Stored data:
__device__ __forceinline__ float rcp_approx(float x) {
  float y;
  asm("rcp.approx.ftz.f32 %0, %1;" : "=f"(y) : "f"(x));
  return y;
}
__device__ __forceinline__ F2 geglu2(F2 val, F2 gate) {
  float g0, g1;
  f2_get(gate, g0, g1);
  const F2 u = f2_make(fabsf(g0), fabsf(g1));
  float d0, d1;
  f2_get(f2_fma(u, f2_make(0.231641888f, 0.231641888f), f2_make(1.f, 1.f)), d0, d1);
  const F2 t = f2_make(rcp_approx(d0), rcp_approx(d1));
  F2 poly = f2_fma(t, f2_make(-0.5307027145f, -0.5307027145f), f2_make(0.7265760135f, 0.7265760135f));
  poly = f2_fma(poly, t, f2_make(-0.7107068705f, -0.7107068705f));
  poly = f2_fma(poly, t, f2_make(0.142248368f, 0.142248368f));
  poly = f2_fma(poly, t, f2_make(-0.127414796f, -0.127414796f));
  poly = f2_mul(poly, t);
  float a0, a1;
  f2_get(f2_mul(f2_mul(u, f2_make(-0.72134752044f, -0.72134752044f)), u), a0, a1);
  float e0, e1;
  asm("ex2.approx.ftz.f32 %0, %1;" : "=f"(e0) : "f"(a0));
  asm("ex2.approx.ftz.f32 %0, %1;" : "=f"(e1) : "f"(a1));
  const F2 gelu = f2_fma(u, f2_mul(poly, f2_make(e0, e1)), f2_make(fmaxf(g0, 0.f), fmaxf(g1, 0.f)));
  return f2_mul(val, gelu);
}

enum : int {
  kEpiGeneric = 0,
  kEpiPlain = 1,
  kEpiResidual = 2,
  kEpiGeglu = 3,
  kEpiAct = 4
};
__device__ __forceinline__ float gelu_act(float x, int act) {
  return act == 2 ? gelu_erf(x) : act == 3 ? __fdividef(x, 1.f + __expf(-1.702f * x)) : x;
}

struct AMaps {
  CUtensorMap m[4];
};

▸ Your goal
State the number of lines in these entries where the word "gate" occurs, without any other words.

▸ Response
2